But the politics of the situation can also be stated the other way: We are unlikely to get disarmament unless we are ready to embrace and vigorously advance the economic alternatives to armament. The large, round numbers I have quoted from the reports and studies made thus far must be translated into programs and engineering drawings. Local and individual initiative has an important role to play in this effort, especially in those regions and industries in which armament expenditures are now concentrated. While the Federal Government need not and cannot assume the entire burden, a real commitment to disarmament on the part of the administration would begin to bring the New Frontier into view on this side of the far horizon.

The choice one way or the other cannot be postponed much longer. The arms budget is losing its potency as an economic anodyne. It is concealing less and less successfully the underlying transformation of our economic system. Progress in the technology of war, as in all other branches of technology, is inexorably cutting back the payroll. With the miniaturization of violence in the

step from A-bombs to H-bombs, from manned aircraft to missiles, expenditure on armaments has begun to yield a diminishing economic stimulus. Armament in any case holds out no endless frontier. By some estimates, we are already armed with the equivalent of 10 tons of TNT for every man, woman, and child on earth. We acquired this monstrous capacity for destruction by a subterfuge on the investment subterfuge. There is surely little to be gained, economically or militarily, by raising that figure to 20 tons. Even in the postponement of disarmament, the economic and social consequences of abundance must soon be recognized and accommodated in our politics. If we had acquired the kind of armament most of us thought we had, scaled to the "rational" strategy of deterrence, we would be in the midst of abundance today.

In all that I have said I have dealt with the state of our Nation in isolation from the worldwide political crisis that so heavily conditions our domestic existence. I have done so deliberately, in the conviction that our country's domestic situation plays no inconsiderable role in shaping the nature of the world crisis. It goes without saying that we do not command all the variables in current history. But we can and must put our own house in order or we will surely lose what command we now claim.
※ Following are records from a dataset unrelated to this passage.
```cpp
DEV_INLINE int crow(int r, int h32) { return (r & 3) + 8 * (r >> 2) + 4 * h32; }

template <int NT>
struct Stage {
  static constexpr int REPS = 512 / NT;
  const bf16* src[REPS];
  int dst[REPS];
  long long step;

  DEV_INLINE Stage() {}

  DEV_INLINE Stage(const bf16* g, int tid, long long t_stride, int rows = 64) {
    init(g, tid, t_stride, rows);
  }

  DEV_INLINE void init(const bf16* g, int tid, long long t_stride,
                       int rows = 64) {
    step = (long long)rows * t_stride;
#pragma unroll
    for (int rep = 0; rep < REPS; ++rep) {
      int chunk = tid + rep * NT;
      src[rep] = g + (long long)(chunk >> 3) * t_stride + (chunk & 7) * 8;
      dst[rep] = swz(chunk >> 3, (chunk & 7) * 16);
    }
  }

  DEV_INLINE void run(char* lds) {
#pragma unroll
    for (int rep = 0; rep < REPS; ++rep)
      *reinterpret_cast<short8v*>(lds + dst[rep]) = load8(src[rep]);
  }

  DEV_INLINE void advance() {
#pragma unroll
    for (int rep = 0; rep < REPS; ++rep) src[rep] += step;
  }

  DEV_INLINE void fetch(short8v (&buf)[REPS]) {
#pragma unroll
    for (int rep = 0; rep < REPS; ++rep) buf[rep] = load8(src[rep]);
  }

  DEV_INLINE void put(char* lds, const short8v (&buf)[REPS]) {
#pragma unroll
    for (int rep = 0; rep < REPS; ++rep)
      *reinterpret_cast<short8v*>(lds + dst[rep]) = buf[rep];
  }
};

DEV_INLINE bfrag tr_bfrag(const char* lds, int a_lo, int a_hi) {
  bf16x4v lo = __builtin_amdgcn_ds_read_tr16_b64_v4bf16(
      (LDS_AS bf16x4v*)(lds + a_lo));
  bf16x4v hi = __builtin_amdgcn_ds_read_tr16_b64_v4bf16(
      (LDS_AS bf16x4v*)(lds + a_hi));
  union { bfrag f; bf16x4v h[2]; } r;
  r.h[0] = lo;
  r.h[1] = hi;
  return r.f;
}

DEV_INLINE void tr_bases(int lane, int (&trb)[2][2]) {
  const int g4 = lane >> 4;
  const int i = lane & 15;
  const int hh = g4 >> 1;
  const int iq = i >> 2;
#pragma unroll
  for (int dt = 0; dt < 2; ++dt)
#pragma unroll
    for (int half = 0; half < 2; ++half) {
      const int row = 8 * hh + 4 * half + iq;
      const int colbyte = (dt * 32 + 16 * (g4 & 1) + 4 * (i & 3)) * 2;
      trb[dt][half] = row * 128 + (colbyte ^ ((row & 7) << 4));
    }
}

}
```

Baseline: 337,900 tokens/s.

## Software-pipeline LDS operand reads against MFMAs in attention backward kernels

Adds an OperandRing that prefetches LDS fragments a fixed depth ahead of each MFMA, with sched_group_barrier hints that interleave reads with matrix ops in both the dK/dV and dQ backward kernels. The dK/dV and dQ accumulation MFMAs move inside the per-half t2 loop, so each half's output products overlap the next half's score computation. The lse/delta row loads are also prefetched one iteration ahead through a register pipeline and read as 4-wide vectors. The aim is to hide LDS and global latency behind MFMA work, at the cost of more live registers, which could lower occupancy or cause spills.

```diff
diff --git a/csrc/kernels/attention.hip b/csrc/kernels/attention.hip
--- a/csrc/kernels/attention.hip
+++ b/csrc/kernels/attention.hip
@@ -8,6 +8,7 @@
 
 constexpr int KVB = 64;
 constexpr int D = 64;
+constexpr int RING = 4;
 constexpr float LOG2E = 1.4426950408889634f;
 constexpr float LN2 = 0.6931471805599453f;
 
@@ -87,6 +88,38 @@
       b.advance();
       a.fetch(pend_a);
       b.fetch(pend_b);
+    }
+  }
+};
+
+struct RowPipe {
+  const float* x;
+  const float* y;
+  float pend_x, pend_y;
+  int row;
+  bool loader;
+
+  DEV_INLINE RowPipe(const float* gx, const float* gy, int tid)
+      : x(gx + tid), y(gy + tid), pend_x(0.f), pend_y(0.f), row(tid),
+        loader(tid < KVB) {}
+
+  DEV_INLINE void prime() {
+    if (loader) {
+      pend_x = *x;
+      pend_y = *y;
+    }
+  }
+
+  DEV_INLINE void next(float* lds_x, float* lds_y, float mul_x, bool more) {
+    if (loader) {
+      lds_x[row] = pend_x * mul_x;
+      lds_y[row] = pend_y;
+      if (more) {
+        x += KVB;
+        y += KVB;
+        pend_x = *x;
+        pend_y = *y;
+      }
     }
   }
 };
@@ -323,6 +356,7 @@
   TilePipe<NT> pipe(q + boff + (long long)(i0 * KVB) * sq.t, sq.t,
                     dout + c.base(so, H) + (long long)(i0 * KVB) * so.t, so.t,
                     c.tid);
+  RowPipe rows(lse + c.bh * T + i0 * KVB, delta + c.bh * T + i0 * KVB, c.tid);
   const FragOff af(c);
   int trb[2][2];
   tr_bases(c.lane, trb);
@@ -344,12 +378,11 @@
   f32x16 dv_acc[2] = {};
 
   pipe.prime();
+  rows.prime();
   for (int i = i0; i < T / KVB; ++i) {
-    pipe.next(lds_q, lds_do, i + 1 < T / KVB);
-    if (c.tid < KVB) {
-      lds_lse[c.tid] = lse[c.bh * T + i * KVB + c.tid] * LOG2E;
-      lds_dlt[c.tid] = delta[c.bh * T + i * KVB + c.tid];
-    }
+    const bool more = i + 1 < T / KVB;
+    pipe.next(lds_q, lds_do, more);
+    rows.next(lds_lse, lds_dlt, LOG2E, more);
     __syncthreads();
 
     const int q0 = i * KVB;
@@ -357,26 +390,48 @@
 
     const bool diag = q0 < key_lo + 32;
     PackedC P, dS;
+    auto sdp_operand = [&](int t2) {
+      return [&, t2](int n) {
+        return lds_read16((n & 1) ? lds_do : lds_q, af(t2, n >> 1));
+      };
+    };
+    OperandRing<RING> sdp_ring;
+    sdp_ring.prime(sdp_operand(0));
 #pragma unroll
     for (int t2 = 0; t2 < 2; ++t2) {
+      const int row4 = 32 * t2 + 4 * c.h32;
+      f32x4 lse4 = Vec<float, 4>::load(lds_lse + row4);
+      f32x4 dlt4 = Vec<float, 4>::load(lds_dlt + row4);
       __builtin_amdgcn_s_setprio(1);
-      f32x16 s_acc = MFMA32(lds_read16(lds_q, af(t2, 0)), k_frag[0], kzero);
-      f32x16 dp_acc = MFMA32(lds_read16(lds_do, af(t2, 0)), v_frag[0], kzero);
-#pragma unroll
-      for (int s = 1; s < 4; ++s) {
-        s_acc = MFMA32(lds_read16(lds_q, af(t2, s)), k_frag[s], s_acc);
-        dp_acc = MFMA32(lds_read16(lds_do, af(t2, s)), v_frag[s], dp_acc);
-      }
+      f32x16 s_acc = kzero, dp_acc = kzero;
+      sdp_ring.template run<8, 1>(sdp_operand(t2), [&](int n, bfrag a) {
+        if (n & 1)
+          dp_acc = MFMA32(a, v_frag[n >> 1], dp_acc);
+        else
+          s_acc = MFMA32(a, k_frag[n >> 1], s_acc);
+      });
       __builtin_amdgcn_s_setprio(0);
+      auto out_operand = [&](int n) {
+        const int off = (2 * t2 + (n >> 2)) * 2048, dt = (n >> 1) & 1;
+        return tr_bfrag((n & 1) ? lds_q : lds_do, trb[dt][0] + off,
+                        trb[dt][1] + off);
+      };
+      OperandRing<RING> out_ring;
+      out_ring.prime(out_operand);
       auto consume = [&](auto MASK) {
 #pragma unroll
         for (int r1 = 0; r1 < 4; ++r1) {
+          const f32x4 lse_g = lse4, dlt_g = dlt4;
+          if (r1 < 3) {
+            lse4 = Vec<float, 4>::load(lds_lse + row4 + 8 * (r1 + 1));
+            dlt4 = Vec<float, 4>::load(lds_dlt + row4 + 8 * (r1 + 1));
+          }
           float p[4], dsv[4];
 #pragma unroll
           for (int e = 0; e < 4; ++e) {
             const int r = 4 * r1 + e;
             const int lrow = t2 * 32 + crow(r, c.h32);
-            float pp = fast_exp2(s_acc[r] - lds_lse[lrow]);
+            float pp = fast_exp2(s_acc[r] - lse_g[e]);
             if (MASK.value) pp = (key_me <= q0 + lrow) ? pp : 0.f;
             float pv = pp;
             float dpv = dp_acc[r];
@@ -387,7 +442,7 @@
               dpv = keep ? dpv * drop.inv_keep : 0.f;
             }
             p[e] = pv;
-            dsv[e] = pp * (dpv - lds_dlt[lrow]);
+            dsv[e] = pp * (dpv - dlt_g[e]);
           }
           P.wA[t2][r1] = pack2(p[0], p[1]);
           P.wB[t2][r1] = pack2(p[2], p[3]);
@@ -399,24 +454,23 @@
         consume(std::true_type{});
       else
         consume(std::false_type{});
-    }
-
-    __builtin_amdgcn_s_setprio(1);
-#pragma unroll
-    for (int s = 0; s < 4; ++s) {
-      const bfrag ap = frag_from_packed(P, s);
-      const bfrag as = frag_from_packed(dS, s);
-#pragma unroll
-      for (int dt = 0; dt < 2; ++dt) {
-        dv_acc[dt] = MFMA32(ap, tr_bfrag(lds_do, trb[dt][0] + s * 2048,
-                                         trb[dt][1] + s * 2048),
-                            dv_acc[dt]);
-        dk_acc[dt] = MFMA32(as, tr_bfrag(lds_q, trb[dt][0] + s * 2048,
-                                         trb[dt][1] + s * 2048),
-                            dk_acc[dt]);
-      }
-    }
-    __builtin_amdgcn_s_setprio(0);
+
+      if (t2 == 0) sdp_ring.prime(sdp_operand(1));
+
+      __builtin_amdgcn_s_setprio(1);
+      const bfrag ap[2] = {frag_from_packed(P, 2 * t2),
+                           frag_from_packed(P, 2 * t2 + 1)};
+      const bfrag as[2] = {frag_from_packed(dS, 2 * t2),
+                           frag_from_packed(dS, 2 * t2 + 1)};
+      out_ring.template run<8, 2>(out_operand, [&](int n, bfrag b) {
+        const int dt = (n >> 1) & 1;
+        if (n & 1)
+          dk_acc[dt] = MFMA32(as[n >> 2], b, dk_acc[dt]);
+        else
+          dv_acc[dt] = MFMA32(ap[n >> 2], b, dv_acc[dt]);
+      });
+      __builtin_amdgcn_s_setprio(0);
+    }
   }
 
   const long long doff = c.base(sd, H) + (long long)(key_lo) * sd.t;
@@ -505,17 +559,30 @@
 
     const bool diag = key0 + KVB - 1 > row_lo;
     PackedC dS;
+    auto sdp_operand = [&](int t2) {
+      return [&, t2](int n) {
+        return lds_read16((n & 1) ? lds_v : lds_k, f_off[t2][n >> 1]);
+      };
+    };
+    OperandRing<RING> sdp_ring;
+    sdp_ring.prime(sdp_operand(0));
 #pragma unroll
     for (int t2 = 0; t2 < 2; ++t2) {
       __builtin_amdgcn_s_setprio(1);
-      f32x16 s_acc = MFMA32(lds_read16(lds_k, f_off[t2][0]), q_frag[0], kzero);
-      f32x16 dp_acc = MFMA32(lds_read16(lds_v, f_off[t2][0]), do_frag[0], kzero);
-#pragma unroll
-      for (int s = 1; s < 4; ++s) {
-        s_acc = MFMA32(lds_read16(lds_k, f_off[t2][s]), q_frag[s], s_acc);
-        dp_acc = MFMA32(lds_read16(lds_v, f_off[t2][s]), do_frag[s], dp_acc);
-      }
+      f32x16 s_acc = kzero, dp_acc = kzero;
+      sdp_ring.template run<8, 1>(sdp_operand(t2), [&](int n, bfrag a) {
+        if (n & 1)
+          dp_acc = MFMA32(a, do_frag[n >> 1], dp_acc);
+        else
+          s_acc = MFMA32(a, q_frag[n >> 1], s_acc);
+      });
       __builtin_amdgcn_s_setprio(0);
+      auto out_operand = [&](int n) {
+        const int off = (2 * t2 + (n >> 1)) * 2048, dt = n & 1;
+        return tr_bfrag(lds_k, trb[dt][0] + off, trb[dt][1] + off);
+      };
+      OperandRing<RING> out_ring;
+      out_ring.prime(out_operand);
       float dsv[16];
       auto consume = [&](auto MASK) {
 #pragma unroll
@@ -542,19 +609,17 @@
         dS.wA[t2][r1] = pack2(dsv[4 * r1], dsv[4 * r1 + 1]);
         dS.wB[t2][r1] = pack2(dsv[4 * r1 + 2], dsv[4 * r1 + 3]);
       }
-    }
-
-    __builtin_amdgcn_s_setprio(1);
-#pragma unroll
-    for (int s = 0; s < 4; ++s) {
-      const bfrag as = frag_from_packed(dS, s);
-#pragma unroll
-      for (int dt = 0; dt < 2; ++dt)
-        dq_acc[dt] = MFMA32(as, tr_bfrag(lds_k, trb[dt][0] + s * 2048,
-                                         trb[dt][1] + s * 2048),
-                            dq_acc[dt]);
-    }
-    __builtin_amdgcn_s_setprio(0);
+
+      if (t2 == 0) sdp_ring.prime(sdp_operand(1));
+
+      __builtin_amdgcn_s_setprio(1);
+      const bfrag as[2] = {frag_from_packed(dS, 2 * t2),
+                           frag_from_packed(dS, 2 * t2 + 1)};
+      out_ring.template run<4, 2>(out_operand, [&](int n, bfrag b) {
+        dq_acc[n & 1] = MFMA32(as[n >> 1], b, dq_acc[n & 1]);
+      });
+      __builtin_amdgcn_s_setprio(0);
+    }
   }
 
   store_ctiles(dq + c.base(sd, H) + (long long)row_lo * sd.t, sd.t, c, dq_acc,
diff --git a/csrc/kernels/mfma.h b/csrc/kernels/mfma.h
--- a/csrc/kernels/mfma.h
+++ b/csrc/kernels/mfma.h
@@ -86,6 +86,31 @@
   return r.f;
 }
 
+template <int DEPTH>
+struct OperandRing {
+  bfrag slot[DEPTH];
+
+  template <typename R>
+  DEV_INLINE void prime(R read) {
+#pragma unroll
+    for (int n = 0; n < DEPTH; ++n) slot[n] = read(n);
+  }
+
+  template <int N, int READS, typename R, typename M>
+  DEV_INLINE void run(R read, M mma) {
+#pragma unroll
+    for (int n = 0; n < N; ++n) {
+      const bfrag op = slot[n % DEPTH];
+      if (n + DEPTH < N) {
+        slot[n % DEPTH] = read(n + DEPTH);
+        __builtin_amdgcn_sched_group_barrier(0x100, READS, 0);
+      }
+      mma(n, op);
+      __builtin_amdgcn_sched_group_barrier(0x008, 1, 0);
+    }
+  }
+};
+
 DEV_INLINE void tr_bases(int lane, int (&trb)[2][2]) {
   const int g4 = lane >> 4;
   const int i = lane & 15;
```

After: 341,000 tokens/s (median of 3 runs). About the same (+0.9%).

## Prefetch LSE/delta rows in attention backward pipeline and use packed bf16 conversion

Applied to the files above, without the earlier changes.

Adds a RowPipe that prefetches the per-tile LSE and delta rows into registers alongside the Q/dO tile pipeline, so the global loads overlap with compute instead of being issued after the barrier. It also hoists the causal-mask and dropout row-index arithmetic out of the inner loop, and pins some values in VGPRs to stop the compiler from rematerialising them. pack2 now uses a vector float-to-bf16 convertvector, which may lower to a hardware packed conversion instead of two scalar bf_pack calls. This costs extra registers in the backward kernel, and the rounding behaviour may differ from the old bf_pack.

```diff
diff --git a/csrc/kernels/attention.hip b/csrc/kernels/attention.hip
--- a/csrc/kernels/attention.hip
+++ b/csrc/kernels/attention.hip
@@ -13,6 +13,8 @@
 
 DEV_INLINE float fast_exp2(float x) { return __builtin_amdgcn_exp2f(x); }
 DEV_INLINE float fast_rcp(float x) { return __builtin_amdgcn_rcpf(x); }
+DEV_INLINE float pin(float x) { asm("" : "+v"(x)); return x; }
+DEV_INLINE unsigned pin(unsigned x) { asm("" : "+v"(x)); return x; }
 
 DEV_INLINE void xcd_remap(int gx, long long gy, int& tile, long long& bh) {
   if (gy % 8 == 0) {
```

We have come to the fork in the road.

Reverend BEACHY. Senator Hubert Humphrey, of Minnesota, has conducted a survey of the firms in our coutry which are currently engaged in defense contracts. These number a total of 400; yet, 24 of the 400 companies accounted for 70 percent of the total expenditure. The fact that decisionmaking in areas of national importance is thus taken out of the hands of the civil government and placed in the hands of the military industrial complex should, we believe, be a matter of grave concern to the Members of the United States Senate. We reiterate our conviction that the continuation of the draft will further strengthen the hold of this military industrial complex upon the economic and political life of our Nation.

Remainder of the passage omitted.